The longer oscillations are could driven by either salinity changes ("saline pump") or long-period solar oscillations but I'm no an expert on that.

But they certainly aren't thermally driven. Really long period oscillations may be associated again with changes in solar forcings (e.g., from orbitals shifts and what not).

You can analyze the difference between pink noise and a series of pseudo-stable oscillations using either the multitaper method (which I'm no expert on either, but there are a number of researchers including D'Arrigo who use this method effectively) or via fluctuation-based procesisng methods

The hypothesis that these fluctuations are due to a pink-noise process can be rejected using either of these methods.

David B. Benson said...

Carrick --- Thanks, but you copied out about boreholes, which are much less precise than ice cores. I stand by my previous statement regarding GISP2 for the Holocene, only the top 10% or so.

If the 55 year cycle is real, it is certainly not commented about or documented anywhere AFAIK. It doesn't seem to show up in GSIP2 or the ENSO proxy I linked above.

From 10Be studies, the best explanation for changes in solar intensity is randomness; solar physicists have tried deligently to find anything more than that beyond the sunspot cycle and then also the very long term brightening.

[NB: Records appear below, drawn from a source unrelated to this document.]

#pragma unroll
      for (int mh = 0; mh < MH; ++mh) {
        const uint32_t m = (uint32_t)tile * SH_BM + mh * 64 + erow;
        const uint32_t t2 = p.fwg.div(m);
        const int x = (int)(m - t2 * (uint32_t)p.Wg);
        const int n = (int)p.fhg.div(t2);
        const int y = (int)(t2 - (uint32_t)n * (uint32_t)p.Hg);
        const bool ok = ((long long)m < p.M) && (y < p.vy) && (x < p.vx);
        const long long obase = map_rowbase(p.omap, n, y, x);
#pragma unroll
        for (int ps = 0; ps < BN / 32; ++ps) {
#pragma unroll
          for (int jj = 0; jj < 2; ++jj) {
            const int b = 2 * (2 * ps + jj);
            uint32_t r[4];
#pragma unroll
            for (int k = 0; k < 4; ++k) {
              const int e = 4 * (b + (k >> 1)) + 2 * (k & 1);
              const int c = 8 * (b + (k >> 1)) + 2 * (t & 3);
              __half2 o;
              if (DACT) {
                o = __floats2half2_rn(acc[mh][e] * p.alpha, acc[mh][e + 1] * p.alpha);
              } else {
                o = __hmax2(__floats2half2_rn(fmaf(acc[mh][e], p.alpha, s_bias[c]),
                                              fmaf(acc[mh][e + 1], p.alpha, s_bias[c + 1])),
                            lo2);
              }
              r[k] = h2_bits(o);
            }
            stmatrix_x4(epi_addr[jj], r);
          }
          __syncwarp();
#pragma unroll
          for (int jj = 0; jj < 2; ++jj) {
            const int j = 2 * ps + jj;
            uint4 v = ld_shared_v4(epi_addr[jj]);
            const long long ocol = map_coloff(p.omap, 16 * j);
            if (masked) {
              const uint32_t b8 = (mrow[mh][j >> 1] >> (16 * (j & 1) + 8 * ep)) & 0xffu;
              v.x &= mask_pair(b8, 0);
              v.y &= mask_pair(b8, 1);
// ... 224 lines not shown
      }
    }
    if (kb1 > kb0) {
#pragma unroll
      for (int i = 0; i < QW; ++i) {
        if (i < nq) {
#pragma unroll
          for (int e = 0; e < BN / 2; ++e) {
            const int cn = acc_col(t, e);
            const long long grow = (long long)(q0 + i) * 64 + acc_row(t, e);
            if (cn < p.N) p.ws_g[((long long)blockIdx.x * p.grows + grow) * p.N + cn] = acc[i][e] * p.alpha;
          }
        }
      }
    }
  }
  if (ncta > 1) cluster_sync();
}

static U8Src make_u8src(const void* x, const long long* idx, int H, int W, int C, int s) {
  U8Src u{};
  u.x = reinterpret_cast<const uint8_t*>(x);
  if (!x) return u;
  u.idx = idx;
  u.sample_bytes = (long long)H * W * C;
  u.row_bytes = W * C;
  u.y_bytes = s * W * C;
  u.x_bytes = s * C;
  u.per = make_fastdiv((uint32_t)((H / s) * (W / s)));
  u.wg = make_fastdiv((uint32_t)(W / s));
  return u;
}
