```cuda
template <int LPV, int NQ, int KPL, class RowT>
cudaError_t launch_search_t(const WalkPlan& p, const GraphView& g, const float* queries, uint32_t nq, uint32_t k,
                            uint32_t ef, const ResultSink& sink, uint32_t* out_counts, uint32_t* stats,
                            cudaStream_t s) {
  constexpr bool kBf16 = !std::is_same<RowT, float>::value;
  const uint32_t wpb = p.wpb;
  uint32_t wsm = warp_smem_bytes(p.cfg, g.dpad * (uint32_t)sizeof(RowT));
  size_t smem = (size_t)wsm * wpb;
  dim3 grid((nq + wpb - 1) / wpb), block(32 * wpb);
  void (*kern)(GraphView, WalkCfg, const float*, uint32_t, uint32_t, uint32_t, const ResultSink, uint32_t*, uint32_t*,
               uint32_t) = p.hasdel ? hnsw_search_kernel<LPV, NQ, KPL, true, RowT>
                                    : hnsw_search_kernel<LPV, NQ, KPL, false, RowT>;
  if (p.form == WalkForm::dense) {
    if (!dense_form(kBf16, LPV, NQ, KPL, p.hasdel)) return cudaErrorInvalidValue;
    if constexpr (dense_form(kBf16, LPV, NQ, KPL, false)) kern = hnsw_search_dense_kernel<LPV, NQ, KPL, RowT>;
  }
  cudaError_t e = cudaFuncSetAttribute(kern, cudaFuncAttributeMaxDynamicSharedMemorySize, (int)smem);
  if (e != cudaSuccess) return e;
  kern<<<grid, block, smem, s>>>(g, p.cfg, queries, nq, k, ef, sink, out_counts, stats, wsm);
  return cudaGetLastError();
}

template <uint32_t DPAD, class RowT>
cudaError_t SearchShape<DPAD, RowT>::launch(const WalkPlan& p, const GraphView& g, const float* queries, uint32_t nq,
                                            uint32_t k, uint32_t ef, const ResultSink& sink, uint32_t* out_counts,
                                            uint32_t* stats, cudaStream_t s) {
  constexpr int LPV = row_lpv(DPAD * sizeof(RowT)), NQ = row_nq(DPAD, DPAD * sizeof(RowT));
  if (p.lpv != LPV || p.nq != NQ || p.form == WalkForm::team) return cudaErrorInvalidValue;
  switch (p.kpl) {
    case 2: return launch_search_t<LPV, NQ, 2, RowT>(p, g, queries, nq, k, ef, sink, out_counts, stats, s);
    case 4: return launch_search_t<LPV, NQ, 4, RowT>(p, g, queries, nq, k, ef, sink, out_counts, stats, s);
    case 8: return launch_search_t<LPV, NQ, 8, RowT>(p, g, queries, nq, k, ef, sink, out_counts, stats, s);
    case 16: return launch_search_t<LPV, NQ, 16, RowT>(p, g, queries, nq, k, ef, sink, out_counts, stats, s);
    default: return cudaErrorInvalidValue;
  }
}

}
```

embeddinghub_b200/csrc/walk.cuh:

```cuda
#pragma once
#include <cuda_bf16.h>

#include <type_traits>

#include "common.cuh"

namespace ehb {

struct GraphView {
  const float* vecs;
  const uint32_t* links0;
  const uint32_t* up_off;
  const uint32_t* links_up;
  const uint64_t* labels;
  const uint8_t* deleted;
  uint32_t n, dim, dpad, M, M0, entry;
  int32_t max_level;
  int32_t metric;
  const __nv_bfloat16* vecs16;
  const int8_t* codes8;
  const float4* terms8;
};

struct WalkCfg {
// ... 46 lines not shown

__host__ __device__ inline uint32_t warp_smem_bytes(const WalkCfg& c, uint32_t vbytes) {
  uint32_t b = 0;
  b += align_up(c.lcap * 8u, 128);
  b += align_up(c.hash_size * 4u, 128);
  b += 128;
  b += 128;
  b += 128;
  b += align_up(c.dcap * 8u, 128);
  b += c.staged ? align_up(c.G * c.NG * vbytes, 128) : 0u;
  return b;
}

struct WarpCtx {
  uint64_t* keys;
  uint32_t* hash;
  uint32_t* cand_id;
  float* cand_dist;
  uint64_t* mbar;
  uint32_t* dq_hi;
  uint32_t* dq_id;
  float* stage;
  uint32_t lcap, hsize, G, NG, dpad, vbytes, dcap, prefetch;
  uint32_t phases;
  uint32_t cnt;
  uint32_t lane;
};

__device__ __forceinline__ void ctx_init(WarpCtx& c, unsigned char* base, const WalkCfg& cfg, uint32_t dpad,
                                         uint32_t esize = 4u) {
  c.lane = lane_id();
  c.lcap = cfg.lcap;
  c.G = cfg.G;
  c.NG = cfg.NG;
  c.dpad = dpad;
  c.vbytes = dpad * esize;
  c.hsize = cfg.hash_size;
  unsigned char* p = base;
  c.keys = (uint64_t*)p;
  p += align_up(cfg.lcap * 8u, 128);
  c.hash = (uint32_t*)p;
  p += align_up(cfg.hash_size * 4u, 128);
  c.cand_id = (uint32_t*)p;
  p += 128;
  c.cand_dist = (float*)p;
  p += 128;
  c.mbar = (uint64_t*)p;
  p += 128;
  c.dcap = cfg.dcap;
  c.prefetch = cfg.prefetch;
  c.dq_hi = (uint32_t*)p;
  c.dq_id = c.dq_hi + cfg.dcap;
  p += align_up(cfg.dcap * 8u, 128);
  c.stage = (float*)p;
  c.phases = 0;
  c.cnt = 0;
  if (cfg.staged) {
    if (c.lane < cfg.NG) mbar_init(&c.mbar[c.lane], 1);
    fence_mbar_init();
  }
  __syncwarp();
}

__device__ __forceinline__ void hash_clear(WarpCtx& c) {
  uint4* h4 = (uint4*)c.hash;
  uint32_t n4 = c.hsize >> 2;
  for (uint32_t i = c.lane; i < n4; i += 32) h4[i] = make_uint4(kInvalid, kInvalid, kInvalid, kInvalid);
  __syncwarp();
}

__device__ __forceinline__ bool hash_insert(WarpCtx& c, uint32_t id, uint32_t& overflow) {
  uint32_t h = __umulhi(id * 0x9E3779B1u, c.hsize);
#pragma unroll 1
  for (int probe = 0; probe < 8; ++probe) {
    uint32_t old = atomicCAS(&c.hash[h], kInvalid, id);
    if (old == kInvalid) return true;
    if (old == id) return false;
    h = h + 1u == c.hsize ? 0u : h + 1u;
  }
  overflow = 1;
  return true;
}

template <class RowT, int NQ, int W = (std::is_same<RowT, __nv_bfloat16>::value && NQ > 1) ? 8 : 4>
struct LaneChunks {
  static_assert(W == 4 || (W == 8 && std::is_same<RowT, __nv_bfloat16>::value), "no such chunk");
  using T = std::conditional_t<std::is_same<RowT, float>::value, float4,
                               std::conditional_t<std::is_same<RowT, int8_t>::value, uint32_t,
                                                  std::conditional_t<W == 8, uint4, uint2>>>;
  static constexpr int V = W / 4;
  static constexpr int N = NQ / V;
};
__device__ __forceinline__ float4 ld_chunk(const float4* p) { return ld_nc_f4(p); }
__device__ __forceinline__ uint4 ld_chunk(const uint4* p) { return ld_nc_u4(p); }
__device__ __forceinline__ uint2 ld_chunk(const uint2* p) { return ld_nc_u2(p); }
__device__ __forceinline__ float4 bf16x4_to_f4(uint32_t a, uint32_t b) {
  return make_float4(__uint_as_float(a << 16), __uint_as_float(a & 0xFFFF0000u), __uint_as_float(b << 16),
                     __uint_as_float(b & 0xFFFF0000u));
}
__device__ __forceinline__ void widen(const float4& v, float4* x) { x[0] = v; }
__device__ __forceinline__ void widen(const uint4& v, float4* x) {
  x[0] = bf16x4_to_f4(v.x, v.y);
  x[1] = bf16x4_to_f4(v.z, v.w);
}
__device__ __forceinline__ void widen(const uint2& v, float4* x) { x[0] = bf16x4_to_f4(v.x, v.y); }
__device__ __forceinline__ void widen(const uint32_t& v, float4* x) {
  const uint32_t u = v ^ 0x80808080u;
  x[0] = make_float4(__uint_as_float(__byte_perm(u, 0x4B000000u, 0x7540)) - 8388736.0f,
                     __uint_as_float(__byte_perm(u, 0x4B000000u, 0x7541)) - 8388736.0f,
                     __uint_as_float(__byte_perm(u, 0x4B000000u, 0x7542)) - 8388736.0f,
                     __uint_as_float(__byte_perm(u, 0x4B000000u, 0x7543)) - 8388736.0f);
}

template <int LPV, int NQ, class RowT = float>
__device__ __forceinline__ void load_query_regs(float4 (&qr)[NQ], const float* __restrict__ src, uint32_t dim,
                                                uint32_t lane) {
  constexpr int V = LaneChunks<RowT, NQ>::V;
  uint32_t sub = lane % LPV;
#pragma unroll
  for (int t = 0; t < NQ; ++t) {
    uint32_t e = (sub + LPV * (t / V)) * 4u * V + 4u * (t % V);
    float4 v;
    v.x = e + 0 < dim ? src[e + 0] : 0.f;
    v.y = e + 1 < dim ? src[e + 1] : 0.f;
    v.z = e + 2 < dim ? src[e + 2] : 0.f;
    v.w = e + 3 < dim ? src[e + 3] : 0.f;
    qr[t] = v;
  }
}
template <int LPV, int NQ, class RowT, class C = LaneChunks<RowT, NQ>>
__device__ __forceinline__ void load_vec_regs(typename C::T (&r)[C::N], const RowT* __restrict__ row,
                                              uint32_t lane) {
  const typename C::T* p = (const typename C::T*)row + (lane % LPV);
#pragma unroll
  for (int t = 0; t < C::N; ++t) r[t] = p[LPV * t];
// ... 116 lines not shown
        typename LaneChunks<RowT, NQ>::T x[LaneChunks<RowT, NQ>::N];
        load_vec_regs<32, NQ>(x, (const RowT*)c.stage + (size_t)(buf * c.G + v) * c.dpad, c.lane);
        acc[i] = chunk_dist<NQ, RowT>(x, qr, metric);
      }
#pragma unroll
      for (int o = 16; o > 0; o >>= 1) {
#pragma unroll
        for (int i = 0; i < 4; ++i) acc[i] += __shfl_xor_sync(0xffffffffu, acc[i], o);
      }
      if (c.lane < 4 && v0 + c.lane < cnt) {
        float a = c.lane == 0 ? acc[0] : (c.lane == 1 ? acc[1] : (c.lane == 2 ? acc[2] : acc[3]));
        c.cand_dist[first + v0 + c.lane] = metric == 0 ? a : 1.0f - a;
      }
    }
    __syncwarp();
    if (r + c.NG < rounds) {
      fence_proxy_async();
      issue_group(c, vecs, r + c.NG, m);
    }
  }
  __syncwarp();
}

template <int LPV, int NQ, int UDIV = 1, class RowT = float>
__device__ __forceinline__ void eval_candidates(WarpCtx& c, const RowT* __restrict__ vecs, const float4 (&qr)[NQ],
                                                uint32_t m, int metric) {
  if (LPV == 8)
    eval_direct<NQ, eval_u(LaneChunks<RowT, NQ>::N, UDIV)>(c, vecs, qr, m, metric);
  else
    eval_staged<NQ>(c, vecs, qr, m, metric);
}
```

Orbital forcing explains behavior at millennial and longer scales, not what I am currently concerned about. That is the scales from multidecadal to millennial which certainly appear to be best understood as pink noise (except for the mysterious 55 year cycle).

David B. Benson said...

Figure 8 in
http://bprc.osu.edu/Icecore/masson.pdf
illustrates the pink noise power spectrum. There does not appear to be an outstanding 55 year oscillation in Antarctic ice core proxies for the entire Holocene.

Steve Bloom said...

The primary mechanism for a lot of these ideas about oscillations in the 55-year range seems to be wishful thinking. While such periodicity can't be excluded, the scientists doing serious work trying to find it will tell you that it doesn't in any manner cancel GHG-driven warming.

David B. Benson said...

Well, it seems that AMO is about right for such a quasi-periodic oscillation. There is a fair bit about it on a NOAA site.